▶ Your goal
Within the records that follow, count the lines containing the string "smax". Reply only with the count.

Saved entries:
struct Coef {
    double cx[3], cy[3], cw[3];
    double dxs8[7][3];
    double ih[9];
    long long image;
// ... 838 lines not shown
            __builtin_amdgcn_wave_barrier();
            __builtin_amdgcn_fence(__ATOMIC_ACQUIRE, "wavefront");
        }
        const uint32_t bx = MAGIC_HI + (uint32_t)wxmn, by = MAGIC_HI + (uint32_t)wymn;
        const uint32_t rx_max = (uint32_t)(4 * wC - 2), ry_max = (uint32_t)(wnrows - 2);
#pragma unroll
        for (int h = 0; h < 2; ++h) {
            unsigned vbits = 0u;
            run_coords(h);
#pragma unroll
            for (int j = 0; j < FP_PX; ++j) {
                const bool valid = pixel_valid(j);
                weights2(lx[j], ly[j], valid ? WS : 0.f, valid ? WO : 0.f, valid ? WC : 0.f, wx0[j], wx1[j], wy0[j], wy1[j]);
                vbits |= (unsigned)valid << j;
                const uint32_t rx = min(hx[j] - bx, rx_max), ry = min(hy[j] - by, ry_max);
                const uint32_t lo = mad24_s(ry, (uint32_t)Win::LPITCH, rx << 2);
                const uint32_t* t0 = reinterpret_cast<const uint32_t*>(my + lo);
                const uint32_t* t1 = reinterpret_cast<const uint32_t*>(my + lo + Win::LPITCH);
                a0[j] = t0[0]; b0[j] = t0[1]; a1[j] = t1[0]; b1[j] = t1[1];
            }
            finish_masked_run(h, vbits);
        }
        return;
    }

    unsigned todo = 3u;
    if constexpr (HALVES) {
        todo = wpos ? 0u : 3u;
        if (wpos) {
            constexpr uint32_t lpitch = Win::LPITCH;
            chunk_t vh[2][Win::PASSES];
            int hrows[2];
            uint32_t tapc[2];
            bool hact[2];
#pragma unroll
            for (int h = 0; h < 2; ++h) {
                run_coords(h);
                const uint32_t lhx = h == 0 ? ehx[0] : hx[0], lhy = h == 0 ? ehy[0] : hy[0];
                const uint32_t rhx = h == 0 ? hx[3] : ehx[1], rhy = h == 0 ? hy[3] : ehy[1];
                const int hx0 = (int)__builtin_amdgcn_readlane(lhx, 0), hx1 = (int)__builtin_amdgcn_readlane(rhx, LPR - 1);
                const int hx2 = (int)__builtin_amdgcn_readlane(lhx, 64 - LPR), hx3 = (int)__builtin_amdgcn_readlane(rhx, 63);
                const int hy0 = (int)__builtin_amdgcn_readlane(lhy, 0), hy1 = (int)__builtin_amdgcn_readlane(rhy, LPR - 1);
                const int hy2 = (int)__builtin_amdgcn_readlane(lhy, 64 - LPR), hy3 = (int)__builtin_amdgcn_readlane(rhy, 63);
                const int qxmn = smin(smin(hx0, hx1), smin(hx2, hx3)) & ~3, qxmx = smax(smax(hx0, hx1), smax(hx2, hx3));
                const int qymn = smin(smin(hy0, hy1), smin(hy2, hy3)), qymx = smax(smax(hy0, hy1), smax(hy2, hy3));
                const int sxmn = (int)((uint32_t)smax(qxmn, 0) - MAGIC_HI), sxmx = (int)((uint32_t)smax(qxmx, 0) - MAGIC_HI);
                const int symn = (int)((uint32_t)smax(qymn, 0) - MAGIC_HI), symx = (int)((uint32_t)smax(qymx, 0) - MAGIC_HI);
                const int nr = symx - symn + 2, hC = (sxmx - sxmn + 5) >> 2;
                const bool hfits = (sxmn >= 0) & (sxmx < a.bound_w - 1) & (symn >= 0) & (symx < min(a.bound_h - 1, a.src_h - 2)) &
                                   (nr >= Win::RPP) & (nr <= Win::ROWS) & (hC <= Win::LPRW);
                hrows[h] = hfits ? nr : 0;
                hact[h] = (srow < Win::RPP) & (scol < hC);
                tapc[h] = ((uint32_t)qymn & 0xFFFFFFu) * lpitch + ((uint32_t)qxmn << 2) - slab_off_w;
                if (hfits) {
                    const unsigned char* gbase = simg + (size_t)((uint32_t)symn * pitch + (uint32_t)sxmn * (uint32_t)CH);
#pragma unroll
                    for (int p = 0; p < Win::PASSES; ++p)
                        if (p * Win::RPP < nr && hact[h])
                            __builtin_memcpy(&vh[h][p], gbase + (size_t)((uint32_t)min(p * Win::RPP, nr - Win::RPP) * pitch) + goff, sizeof(chunk_t));
                } else {
                    todo |= 1u << h;
                }
            }
#pragma unroll
            for (int h = 0; h < 2; ++h) {
                if (hrows[h] == 0) continue;
#pragma unroll
                for (int p = 0; p < Win::PASSES; ++p)
                    if (p * Win::RPP < hrows[h] && hact[h]) {
                        uint4 t4;
                        if constexpr (CH == 4) {
                            t4.x = vh[h][p].a; t4.y = vh[h][p].b; t4.z = vh[h][p].c; t4.w = vh[h][p].d;
                        } else {
                            t4.x = vh[h][p].a & 0xFFFFFFu;
                            t4.y = __builtin_amdgcn_perm(vh[h][p].b, vh[h][p].a, 0x0C050403u);
                            t4.z = __builtin_amdgcn_perm(vh[h][p].c, vh[h][p].b, 0x0C040302u);
                            t4.w = vh[h][p].c >> 8;
                        }
                        *reinterpret_cast<uint4*>(my + (uint32_t)min(p * Win::RPP, hrows[h] - Win::RPP) * lpitch + wl) = t4;
                    }
                __builtin_amdgcn_fence(__ATOMIC_RELEASE, "wavefront");
                __builtin_amdgcn_wave_barrier();
                __builtin_amdgcn_fence(__ATOMIC_ACQUIRE, "wavefront");
                if (h == 0) run_coords(0);
#pragma unroll
                for (int j = 0; j < FP_PX; ++j) {
                    weights2(lx[j], ly[j], WS, WO, WC, wx0[j], wx1[j], wy0[j], wy1[j]);
                    const uint32_t lo = mad24_s(hy[j], lpitch, shl2_add_s(hx[j], 0u - tapc[h]));
                    const uint32_t* t0 = reinterpret_cast<const uint32_t*>(slab0 + lo);
                    const uint32_t* t1 = reinterpret_cast<const uint32_t*>(slab0 + lo + lpitch);
                    a0[j] = t0[0]; b0[j] = t0[1]; a1[j] = t1[0]; b1[j] = t1[1];
                }
                const int first = tshift - (lcol + (PW / 2) * h);
                blend_store<DstT, PSTR, CH, true>(a0, b0, a1, b1, wx0, wx1, wy0, wy1, drow + CH * (PW / 2) * h,
                                                  store_any & (first <= 3 * PSTR), max(first, 0));
                __builtin_amdgcn_fence(__ATOMIC_RELEASE, "wavefront");
                __builtin_amdgcn_wave_barrier();
                if (h == 0 && hrows[1] != 0) run_coords(1);
            }
        }
        if (todo == 0u) return;
    }

#pragma unroll
    for (int h = 0; h < 2; ++h) {
        uint32_t off[FP_PX];
        bool near_end = false;
        unsigned vbits = 0u;
        if (HALVES && !(todo & (1u << h))) continue;
        run_coords(h);
#pragma unroll
        for (int j = 0; j < FP_PX; ++j) {
            const bool valid = pixel_valid(j);
            const int ix = (int)(hx[j] - MAGIC_HI), iy = (int)(hy[j] - MAGIC_HI);
            weights2(lx[j], ly[j], valid ? WS : 0.f, valid ? WO : 0.f, valid ? WC : 0.f, wx0[j], wx1[j], wy0[j], wy1[j]);
            off[j] = valid ? (uint32_t)iy * pitch + (uint32_t)ix * (uint32_t)CH : 0u;
            near_end |= valid & (iy > a.src_h - 3);
            vbits |= (unsigned)valid << j;
        }
        if (!__any(vbits != 0u)) {
#pragma unroll
            for (int j = 0; j < FP_PX; ++j) { a0[j] = 0u; b0[j] = 0u; a1[j] = 0u; b1[j] = 0u; }
        } else if (!__any(near_end)) {
#pragma unroll
            for (int j = 0; j < FP_PX; ++j) {
                const pk2 r0 = ld8(simg + off[j]);
                const pk2 r1 = ld8(simg + off[j] + pitch);
                if constexpr (CH == 4) { a0[j] = r0.a; b0[j] = r0.b; a1[j] = r1.a; b1[j] = r1.b; }
                else {
                    a0[j] = r0.a & 0xFFFFFFu; b0[j] = __builtin_amdgcn_perm(r0.b, r0.a, 0x0C050403u);
                    a1[j] = r1.a & 0xFFFFFFu; b1[j] = __builtin_amdgcn_perm(r1.b, r1.a, 0x0C050403u);
                }
            }
        } else {
            const uint32_t last = (uint32_t)a.src_h * pitch - (uint32_t)CH;
#pragma unroll
            for (int j = 0; j < FP_PX; ++j) {
                const uint32_t o00 = off[j];
                const uint32_t o01 = min(o00 + (uint32_t)CH, last), o10 = min(o00 + pitch, last), o11 = min(o00 + pitch + (uint32_t)CH, last);
                if constexpr (CH == 4) {
                    a0[j] = ld4(simg + o00); b0[j] = ld4(simg + o01); a1[j] = ld4(simg + o10); b1[j] = ld4(simg + o11);
                    continue;
                }
                a0[j] = simg[o00] | (simg[o00 + 1] << 8) | (simg[o00 + 2] << 16);
                b0[j] = simg[o01] | (simg[o01 + 1] << 8) | (simg[o01 + 2] << 16);
                a1[j] = simg[o10] | (simg[o10 + 1] << 8) | (simg[o10 + 2] << 16);
                b1[j] = simg[o11] | (simg[o11 + 1] << 8) | (simg[o11 + 2] << 16);
            }
        }
        finish_masked_run(h, vbits);
    }
}

constexpr int F8_WALK_WAVES = 4;
template <int LOG_PW> __device__ __forceinline__ void fast8mb_body(const FastArgs& a);
template <typename DstT, int LOG_PW, bool WALK = false>
__global__ __launch_bounds__(256, (WALK ? F8_WALK_WAVES : f8_waves<DstT, LOG_PW>())) void warp_rgb8_fast8(const FastArgs a) {
    if constexpr (WALK) {
        static_assert(sizeof(DstT) == 1, "the batch form is uint8 in, uint8 out");
        fast8mb_body<LOG_PW>(a);
    } else {
        fast8_body<DstT, LOG_PW>(a, nullptr);
    }
}
#ifndef RWH_F8H_WAVES
#define RWH_F8H_WAVES(log_pw) ((log_pw) == 5 ? 4 : 5)
#endif
template <int LOG_PW>
__global__ __launch_bounds__(256, RWH_F8H_WAVES(LOG_PW)) void warp_rgb8_fast8h(const FastArgs a) { fast8_body<unsigned char, LOG_PW, false, 3, true>(a, nullptr); }
template <int LOG_PW>
__global__ __launch_bounds__(256, RWH_F8H_WAVES(LOG_PW)) void warp_rgb8_fast8h_tab(const FastArgs a, const CoefTab t) { fast8_body<unsigned char, LOG_PW, false, 3, true>(a, t.e); }
template <int LOG_PW>
__global__ __launch_bounds__(256, 6) void warp_rgba8_fast8(const FastArgs a) { fast8_body<unsigned char, LOG_PW, false, 4>(a, nullptr); }
template <int LOG_PW>
__global__ __launch_bounds__(256, 6) void warp_rgb8_comp(const FastArgs a, const CompArgs c) { fast8_body<unsigned char, LOG_PW, true>(a, nullptr, &c); }
template <typename DstT, int LOG_PW>
__global__ __launch_bounds__(256, (f8_waves<DstT, LOG_PW>())) void warp_rgb8_fast8_tab(const FastArgs a, const CoefTab t) { fast8_body<DstT, LOG_PW>(a, t.e); }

▶ Problem solution
4